There is also Project M36
Whoa, it’s weird to see Hugh Darwen come up after I so recently learned about their research. For those who are interested: I was exploring the connection between the Data Oriented Design book’s “Existential Processing” pattern and “6th normal form” (Wikipedia, helpful StackOverflow). Both which seem to be related to avoiding
NULL
s.I’m not very well versed in the theory so can someone please confirm/deny that the whole issue with SQL is that it’s kinda a superset of the theoretical relational algebra? From a cursory reading, it looks to me like (concrete modern implementations, e.g. PostgreSQL) SQL is looser but in principle has everything needed to implement a relational model in a particular database and the whole issue is that there are parts that break the theoretical (mathematically rigorous?) model.
I really enjoyed Knowledge Representation in Bicategories of Relations as a summarizing overview of relational algebras within a unified framework. It is oriented around ologs but can be appreciated on its own merits too.
I would expect a modern programming language built around these concepts to replace functions with relations and allow users to specify tables as custom types. But note that the paper directly shames my expectation:
Emphasis added. I routinely write miniKanren queries which should converge, but take too long; if my query takes more than a second or two, I assume that I won’t get an answer and go back to the editor.

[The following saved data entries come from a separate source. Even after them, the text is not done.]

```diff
diff --git a/dcnet_amd/csrc/igemm.h b/dcnet_amd/csrc/igemm.h
--- a/dcnet_amd/csrc/igemm.h
+++ b/dcnet_amd/csrc/igemm.h
@@ -80,12 +80,14 @@
 int dgrad2_launch(const float* dy, int lddy, const float* wt, float* dx, int n, int h, int wd, int cin, int accumulate,
                   const uint32_t* amax_dy, const uint32_t* amax_w, const DcnBnTap* tap, hipStream_t stream);
 bool gemm3_applicable(int M, int N, int K, int batch);
+constexpr int GEMM3_TILE = 256;
 int gemm3_presplit(const float* src, int ld, long long bs, float* dst, int ldd, long long bsd, int batch, int rows, int c,
                    const unsigned* amax, hipStream_t stream);
+struct Gemm3Epi { float t; float* colpart; float* quad; };
 int gemm3_launch(const float* A, int lda, long long a_bs, int at, const float* B, int ldb, long long b_bs, int bt,
                  float* C, int ldc, long long c_bs, const float* row_scale, long long rs_bs,
                  int M, int N, int K, int batch, int accumulate, const unsigned* amax_a, const unsigned* amax_b, hipStream_t stream,
-                 unsigned* amax_out = nullptr);
+                 unsigned* amax_out = nullptr, const Gemm3Epi* epi = nullptr);
 int igemm_precision();
 extern int g_abl;
 extern int g_wsplit;
```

To directly answer your question: There are issues with SQL besides being a superset of relational behaviors. Non-trivial queries must be written with the database engine in mind; we have to consider how intermediate results will be materialized and collated. This is exactly analogous to the difficulty in composing relations in other settings: we have to consider the possibly-infinite range of intermediate values! This issue might be inherent to computing in relational settings, and might generalize beyond bicategories of relations to allegories.
Isn’t this the case with ISBL and BS12, which, presumably, are relational?